At Harness, we’ve always believed software delivery should be intelligent, efficient, and secure. That’s why AI has been part of our DNA since day one. We first brought AI into software delivery when we introduced Continuous Verification in 2017. That same vision is behind our latest innovation: Harness MCP Server.

This isn’t just another integration tool. It’s a new way for AI agents – whether it’s Claude Desktop, Windsurf, Cursor, or something you’ve built yourself – to securely connect with your Harness workflows. No brittle glue code. No custom APIs. Just smart, consistent connections between your agents and the tools that power your software delivery lifecycle.

What is the Harness MCP Server?

Let’s break it down. The Harness MCP Server runs in your environment and acts as a translator between your AI tools and our platform. It’s a lightweight local gateway that implements the Model Context Protocol (MCP) – an open standard designed to help AI agents securely access external developer services through a consistent, structured interface.

Our customers have repeatedly told us they’re excited to start getting real value from their AI investments, but having secure access to their own data remains a major roadblock. They want to build their own agents, but lack a simple, reliable way to connect them to workflows. Our MCP Server unlocks exactly that. 

“Our customers are building agents, but they don’t need another plugin – they need AI with context. That means access to delivery data from pipelines, environments, and logs. The Harness MCP Server gives them a clean, reliable way to pull that data into their own tools, without fragile integrations. It’s a simple protocol, but it unlocks a lot. And it reflects a broader shift – from AI as a standalone layer to AI as part of the software delivery workflow. We believe that shift is foundational to where DevOps is headed."
Sanjay Nagraj, SVP Engineering at Harness

Bring the Power of Harness to your AI Workflows

Our MCP Server makes it easy for your AI agents to do more than just observe. They can take action! By exposing a growing set of structured, secure tool sets—including pipelines, repositories, logs, and artifact registries—MCP gives agents consistent access to the same systems your teams already use to build, test, and deploy software. MCP turns Harness into a plug-and-play backend for your AI. Here’s how it works.

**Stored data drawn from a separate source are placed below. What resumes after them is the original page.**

### autoawq_b200/csrc/program_stream_body.inc

```
  extern __shared__ __align__(1024) uint8_t sp_smem[];
  uint8_t* ring = sp_smem;
  float* part = reinterpret_cast<float*>(sp_smem + (size_t)(NW * SPW) * kSpStageBytes);
  float* xsum = part + kSpLMax * NW * 16;
  uint64_t* full = reinterpret_cast<uint64_t*>(xsum + kSpXsumMax);
  uint64_t* empty = full + (NW * SPW);
  SpOp* sdesc = reinterpret_cast<SpOp*>(empty + (NW * SPW));
  int* misc = reinterpret_cast<int*>(sdesc + 2);
  float* wsum = reinterpret_cast<float*>(misc);
  int* wfirst = misc + 8;
  int* wlast = misc + 8 + NW;
  uint32_t* scta = reinterpret_cast<uint32_t*>(misc + 8 + 2 * NW);
  int* staged_op = misc + 12 + 2 * NW;
  static_assert((13 + 2 * NW) * 4 <= 256, "misc area");
  uint32_t* xs = reinterpret_cast<uint32_t*>(sp_smem + sp_fixed_smem(NW, SPW, MOE));

  const int tid = threadIdx.x, warp = tid >> 5, lane = tid & 31;
  const int nblk = gridDim.x, bid = blockIdx.x;
  const int base = state[0];

  if (tid == 0) {
    for (int s = 0; s < (NW * SPW); ++s) {
      mbar_init(&full[s], 1);
      mbar_init(&empty[s], 1);
    }
    fence_mbar_init();
    *staged_op = -1;
    if constexpr (MOE) *sp_moe_smem(sp_smem + sp_fixed_smem(NW, SPW)).routed_op = -1;
  }
  if (warp == 1) {
    reinterpret_cast<uint32_t*>(sdesc)[lane] = reinterpret_cast<const uint32_t*>(ops)[lane];
    if (lane < 2) scta[lane] = cta_all[bid + lane];
  }
  __syncthreads();

  if (warp == 0) {
    if constexpr (MOE) {
      {
        const SpMoeSmem ms = sp_moe_smem(sp_smem + sp_fixed_smem(NW, SPW));
        const int* m_ids = ms.m_ids;
        const int* routed_op = ms.routed_op;
        const int w = lane < NW ? lane : 0;
        bool active = lane < NW;
        struct Run {
          uint32_t u, ub;
          int UB, ups;
          const uint8_t* src;
        };
        auto fetch = [&](int op, Run& r) {
          r.u = r.ub = 0;
          r.UB = r.ups = 1;
          r.src = nullptr;
          if (op < n_ops && lane < NW) {
            const uint32_t u0 = cta_all[(size_t)op * (nblk + 1) + bid], u1 = cta_all[(size_t)op * (nblk + 1) + bid + 1];
            const uint32_t nu = u1 - u0;
            r.u = u0 + (uint32_t)((uint64_t)nu * w / NW);
            r.ub = u0 + (uint32_t)((uint64_t)nu * (w + 1) / NW);
            r.UB = ops[op].unit_bytes;
            r.ups = ops[op].ups;
            r.src = ops[op].wstream;
          }
        };
// ... 50 lines not shown
        for (;;) {
          while (active && cur.u >= cur.ub) {
            if (++op >= n_ops) {
              active = false;
              break;
            }
            cur = nxt;
            fetch(op + 1, nxt);
            if constexpr (MOE) {
              mcur = mnxt;
              mfetch(op + 1, mnxt);
            }
          }
          if (!__any_sync(0xffffffffu, active)) break;
          bool issued = false;
          bool routed = true, route_wait = false;
          if constexpr (MOE) {
            if (active && mcur.kind != 0) {
              routed = ld_acquire_cta_smem(routed_op) >= mcur.need;
              route_wait = !routed;
            }
          }
          if (active && routed && (gate_ahead >= (1 << 20) || op <= ld_acquire_cta_smem(staged_op) + gate_ahead)) {
            const int stage = w * SPW + stage_i;
            if (mbar_test_wait(&empty[stage], ph ^ 1)) {
              if constexpr (MOE) {
                int n = (int)(cur.ub - cur.u) < cur.ups ? (int)(cur.ub - cur.u) : cur.ups;
                const uint8_t* src = cur.src + (size_t)cur.u * cur.UB;
                if (mcur.kind != 0) src = mchunk(cur, mcur, n);
                mbar_arrive_expect_tx(&full[stage], (uint32_t)(n * cur.UB));
                bulk_load_1d(ring + (size_t)stage * kSpStageBytes, src, (uint32_t)(n * cur.UB), &full[stage]);
                cur.u += (uint32_t)n;
                ahead -= n * cur.UB;
              } else {
                const int n = (int)(cur.ub - cur.u) < cur.ups ? (int)(cur.ub - cur.u) : cur.ups;
                mbar_arrive_expect_tx(&full[stage], (uint32_t)(n * cur.UB));
                bulk_load_1d(ring + (size_t)stage * kSpStageBytes, cur.src + (size_t)cur.u * cur.UB, (uint32_t)(n * cur.UB),
                             &full[stage]);
                cur.u += (uint32_t)cur.ups;
                ahead -= n * cur.UB;
              }
              if (++stage_i == SPW) { stage_i = 0; ph ^= 1; }
              issued = true;
            }
          }
          if (!__any_sync(0xffffffffu, issued)) {
            bool pf = false;
            if (pactive) {
              if (ahead < 0) {
                pop = op;
                pcur = cur;
                pnxt = nxt;
                if constexpr (MOE) {
                  mpcur = mcur;
                  mpnxt = mnxt;
                }
                ahead = 0;
              }
              while (pactive && pcur.u >= pcur.ub) {
                if (++pop >= n_ops) {
                  pactive = false;
                  break;
                }
                pcur = pnxt;
                fetch(pop + 1, pnxt);
                if constexpr (MOE) {
                  mpcur = mpnxt;
                  mfetch(pop + 1, mpnxt);
                }
              }
              if constexpr (MOE) {
                if (pactive && ahead < l2_ahead && (mpcur.kind == 0 || ld_acquire_cta_smem(routed_op) == mpcur.need)) {
                  int n = (int)(pcur.ub - pcur.u) < pcur.ups ? (int)(pcur.ub - pcur.u) : pcur.ups;
                  const uint8_t* src = pcur.src + (size_t)pcur.u * pcur.UB;
                  if (mpcur.kind != 0) src = mchunk(pcur, mpcur, n);
                  bulk_prefetch_l2(src, (uint32_t)(n * pcur.UB));
                  pcur.u += (uint32_t)n;
                  ahead += n * pcur.UB;
                  pf = true;
                }
              } else {
                if (pactive && ahead < l2_ahead) {
                  const int n = (int)(pcur.ub - pcur.u) < pcur.ups ? (int)(pcur.ub - pcur.u) : pcur.ups;
                  bulk_prefetch_l2(pcur.src + (size_t)pcur.u * pcur.UB, (uint32_t)(n * pcur.UB));
                  pcur.u += (uint32_t)pcur.ups;
                  ahead += n * pcur.UB;
                  pf = true;
                }
              }
            }
            if (!__any_sync(0xffffffffu, pf)) {
              int code = kWEmpty;
              if constexpr (MOE) code = __any_sync(0xffffffffu, route_wait) ? kWRoute : kWEmpty;
              if (__any_sync(0xffffffffu, wd.tick(code, op))) break;
              __nanosleep(32);
            }
          }
        }
      }
    } else {
      {
        const int w = lane < NW ? lane : 0;
        bool active = lane < NW;
        struct Run {
          uint32_t u, ub;
          int UB, ups;
          const uint8_t* src;
// ... 17 lines not shown
        fetch(0, cur);
        fetch(1, nxt);
        Run pcur, pnxt;
        int pop = 0;
        fetch(0, pcur);
        fetch(1, pnxt);
        bool pactive = lane < NW && l2_ahead > 0;
        int ahead = 0;
        int stage_i = 0;
        uint32_t ph = 0;
        ProgWatch wd;
        for (;;) {
          while (active && cur.u >= cur.ub) {
            if (++op >= n_ops) {
              active = false;
              break;
            }
            cur = nxt;
            fetch(op + 1, nxt);
          }
          if (!__any_sync(0xffffffffu, active)) break;
          bool issued = false;
          if (active && (gate_ahead >= (1 << 20) || op <= ld_acquire_cta_smem(staged_op) + gate_ahead)) {
            const int stage = w * SPW + stage_i;
            if (mbar_test_wait(&empty[stage], ph ^ 1)) {
              const int n = (int)(cur.ub - cur.u) < cur.ups ? (int)(cur.ub - cur.u) : cur.ups;
              mbar_arrive_expect_tx(&full[stage], (uint32_t)(n * cur.UB));
              bulk_load_1d(ring + (size_t)stage * kSpStageBytes, cur.src + (size_t)cur.u * cur.UB, (uint32_t)(n * cur.UB),
                           &full[stage]);
              cur.u += (uint32_t)cur.ups;
              ahead -= n * cur.UB;
              if (++stage_i == SPW) { stage_i = 0; ph ^= 1; }
              issued = true;
            }
          }
          if (!__any_sync(0xffffffffu, issued)) {
            bool pf = false;
            if (pactive) {
              if (ahead < 0) {
                pop = op;
                pcur = cur;
                pnxt = nxt;
                ahead = 0;
              }
              while (pactive && pcur.u >= pcur.ub) {
                if (++pop >= n_ops) {
                  pactive = false;
                  break;
                }
                pcur = pnxt;
                fetch(pop + 1, pnxt);
              }
              if (pactive && ahead < l2_ahead) {
                const int n = (int)(pcur.ub - pcur.u) < pcur.ups ? (int)(pcur.ub - pcur.u) : pcur.ups;
                bulk_prefetch_l2(pcur.src + (size_t)pcur.u * pcur.UB, (uint32_t)(n * pcur.UB));
                pcur.u += (uint32_t)pcur.ups;
                ahead += n * pcur.UB;
                pf = true;
              }
            }
            if (!__any_sync(0xffffffffu, pf)) {
              if (__any_sync(0xffffffffu, wd.tick(kWEmpty, op))) break;
              __nanosleep(32);
            }
          }
        }
      }
    }
  } else {
    const int cw = warp - 1;
    const int ct = tid - 32;
    const int g = lane >> 2, tig = lane & 3;
    const bool xl = g == 0;
    int stage_i = 0;
    uint32_t ph = 0;

    for (int op = 0; op < n_ops; ++op) {
      const SpOp* o = sdesc + (op & 1);
// ... 121 lines not shown
                const uint4 wv = cb0 == cb_first ? nwv[b] : __ldg(reinterpret_cast<const uint4*>(nw + c));
#pragma unroll
                for (int q = 0; q < 4; ++q) {
                  const float2 a = __half22float2(u32_as_h2(dst[2 * q]));
                  const float2 wq = __half22float2(u32_as_h2((&wv.x)[q]));
                  h[q] = h2_as_u32(__halves2half2(__float2half_rn(a.x * rs * wq.x), __float2half_rn(a.y * rs * wq.y)));
                  dst[2 * q] = h[q];
                }
                if (c >= xlo && c < xhi) *reinterpret_cast<uint4*>(xout + c) = make_uint4(h[0], h[1], h[2], h[3]);
              }
              unit_sums(c, ok, h);
            }
          }
        }
        named_bar_sync_gv(1, (NW * 32));
      }
      if (ct == 0) st_release_cta_smem(staged_op, op);
      SP_STAMP(2);
      SP_TOUCH_SMEM();
      SP_WSTAMP(2);
      if constexpr (MOE) {
        if (o->moe == 1) {
          const SpMoe* md = moe + o->moe_i;
          const SpMoeSmem ms = sp_moe_smem(sp_smem + sp_fixed_smem(NW, SPW));
          float* m_logit = ms.m_logit;
          float* m_w = ms.m_w;
          int* m_ids = ms.m_ids;
          const int E = md->E, topk = md->topk;
          for (int e = cw; e < E; e += NW) {
            const __half* wr = md->gate_w + (size_t)e * K;
            float d = 0.f;
#pragma unroll 4
            for (int c = lane * 8; c < K; c += 256) {
              const uint4 wv = __ldg(reinterpret_cast<const uint4*>(wr + c));
              const uint32_t* xp = xs + (c >> 4) * 8 + ((c >> 3) & 1);
#pragma unroll
              for (int q = 0; q < 4; ++q) {
                const float2 a = __half22float2(u32_as_h2(xp[2 * q]));
                const float2 b = __half22float2(u32_as_h2((&wv.x)[q]));
                d = fmaf(a.x, b.x, d);
                d = fmaf(a.y, b.y, d);
              }
            }
            d = prog_warp_sum(d);
            if (lane == 0) m_logit[e] = __half2float(__float2half_rn(d));
          }
          named_bar_sync_gv(1, (NW * 32));
// ... 109 lines not shown
          float ylo = 0.f, yhi = 0.f;
          int first_ls = -1, last_ls = -1;
          auto flush = [&]() {
            const int ls = s_cur - set0c;
            if (tig == 0) {
              float* p = part + ((size_t)ls * NW + cw) * 16;
              p[g] = ylo;
              p[g + 8] = yhi;
            }
            if (first_ls < 0) first_ls = ls;
            last_ls = ls;
            ylo = yhi = 0.f;
          };
          int n_adv = ups;
          for (uint32_t u = ua; u < ub; u += (uint32_t)n_adv) {
            int n = (int)(ub - u) < ups ? (int)(ub - u) : ups;
            if constexpr (MOE) {
              if (mseg != 0) {
                const int rr = (int)(u % (uint32_t)mseg);
                if (mseg - rr < n) n = mseg - rr;
                n_adv = n;
              }
            }
            const int stage = cw * SPW + stage_i;
            prog_mbar_wait(&full[stage], ph, kWFull, op);
            if (u == ua) {
              SP_STAMP(3);
              SP_WSTAMP(3);
            }
            const uint8_t* st = ring + (size_t)stage * kSpStageBytes;
            if (dbg != 5 && dbg != 7) {
              auto apply = [&](float t_lo, float t_hi) {
                ylo += t_lo;
                yhi += t_hi;
                if (++j == NUc) {
                  flush();
                  j = 0;
                  ++s_cur;
                }
              };
              int j0 = j;
              if constexpr (MOE) {
                if (o->moe == 2) j0 = (s_cur % mtopk) * NUc + j;
              }
              if (F == 8) sp_chunk<8, GR>(st, UB, n, xs, xsum, j0, NU, lane, xl, apply);
              else if (F == 4) sp_chunk<4, GR>(st, UB, n, xs, xsum, j0, NU, lane, xl, apply);
              else sp_chunk<2, GR>(st, UB, n, xs, xsum, j0, NU, lane, xl, apply);
            }
            __syncwarp();
            if (lane == 0) mbar_arrive(&empty[stage]);
            if (++stage_i == SPW) { stage_i = 0; ph ^= 1; }
          }
          if (j != 0 && ua < ub) flush();
          if (lane == 0) {
            wfirst[cw] = first_ls;
            wlast[cw] = last_ls;
          }
        }
      } else {
        {
          int s_cur = (int)(ua / NU), j = (int)(ua - (uint32_t)s_cur * NU);
          float ylo = 0.f, yhi = 0.f;
          int first_ls = -1, last_ls = -1;
          auto flush = [&]() {
            const int ls = s_cur - set0;
            if (tig == 0) {
              float* p = part + ((size_t)ls * NW + cw) * 16;
              p[g] = ylo;
              p[g + 8] = yhi;
            }
            if (first_ls < 0) first_ls = ls;
            last_ls = ls;
            ylo = yhi = 0.f;
          };
          for (uint32_t u = ua; u < ub; u += ups) {
            const int n = (int)(ub - u) < ups ? (int)(ub - u) : ups;
            const int stage = cw * SPW + stage_i;
            prog_mbar_wait(&full[stage], ph, kWFull, op);
            if (u == ua) {
              SP_STAMP(3);
              SP_WSTAMP(3);
            }
            const uint8_t* st = ring + (size_t)stage * kSpStageBytes;
            if (dbg != 5 && dbg != 7) {
              auto apply = [&](float t_lo, float t_hi) {
                ylo += t_lo;
                yhi += t_hi;
                if (++j == NU) {
                  flush();
                  j = 0;
                  ++s_cur;
                }
              };
              const int j0 = j;
              if (F == 8) sp_chunk<8, GR>(st, UB, n, xs, xsum, j0, NU, lane, xl, apply);
              else if (F == 4) sp_chunk<4, GR>(st, UB, n, xs, xsum, j0, NU, lane, xl, apply);
              else sp_chunk<2, GR>(st, UB, n, xs, xsum, j0, NU, lane, xl, apply);
            }
            __syncwarp();
            if (lane == 0) mbar_arrive(&empty[stage]);
            if (++stage_i == SPW) { stage_i = 0; ph ^= 1; }
          }
          if (j != 0 && ua < ub) flush();
          if (lane == 0) {
            wfirst[cw] = first_ls;
            wlast[cw] = last_ls;
          }
        }
      }
      SP_STAMP(4);
      SP_WSTAMP(4);
      if (cw == 0) cp_async_wait_all();
      named_bar_sync_gv(1, (NW * 32));
      SP_STAMP(5);
      SP_TOUCH_SMEM();
      SP_WSTAMP(5);

      if constexpr (MOE) {
#if SP_RESIDUAL
        const SpRes rs = res[op];
#endif
        bool moe_done = false;
        {
          if (o->moe != 0) {
            const SpMoe* md = moe + o->moe_i;
            const float* m_w = sp_moe_smem(sp_smem + sp_fixed_smem(NW, SPW)).m_w;
            const int topk = md->topk, I = md->I;
            const int nsets = nu == 0 ? 0 : (int)((u1 - 1) / NU) - set0 + 1;
            const uint32_t tagw = sp_tag(base, op) << 16;
            uint32_t* out_row = rows + (size_t)(op % kSpRows) * row_stride;
            for (int t = ct; t < nsets * 8; t += (NW * 32)) {
              const int ls = t >> 3, gg = t & 7;
              int clo, chi;
              sp_cols(mode, N, set0 + ls, gg, clo, chi);
              if (o->moe == 1) {
                float lo = 0.f, hi = 0.f;
  #pragma unroll
                for (int w = 0; w < NW; ++w) {
                  if (wfirst[w] >= 0 && wfirst[w] <= ls && ls <= wlast[w]) {
                    const float* p = part + ((size_t)ls * NW + w) * 16;
                    lo += p[gg];
                    hi += p[gg + 8];
                  }
                }
                const __half hlo = __float2half_rn(lo), hhi = __float2half_rn(hi);
                const float gf = __half2float(hlo), uf = __half2float(hhi);
                const __half a = __float2half_rn(gf / (1.f + __expf(-gf)) * uf);
                st_relaxed_u32(out_row + clo, tagw | __half_as_ushort(a));
                if (act_out != nullptr) act_out[clo] = a;
// ... 156 lines not shown
```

One Protocol for Everything

Adapters and glue code slow teams down. But with our MCP server, you don’t need to worry about juggling different adapters or writing custom logic for each Harness service. A single standardized protocol gives agents access to pipelines, pull requests, logs, repositories, artifact registries, and more – all through one consistent interface.

Let’s say a customer success engineer needs to check whether a recent release went out for a specific client. Using their AI agent, the MCP Server will fetch the release data instantly, so they don’t need to waste time pinging their dev team or digging through dashboards.

🔌 Plug-and-Play for Any Agent

We didn’t just build the MCP Server for our own platform – we built it for yours. The same MCP server that powers Harness’ AI agents is available to our customers, making it easy to reuse the same patterns across multiple AI agents and environments. That consistency reduces drift, simplifies maintenance, and cuts down overhead. 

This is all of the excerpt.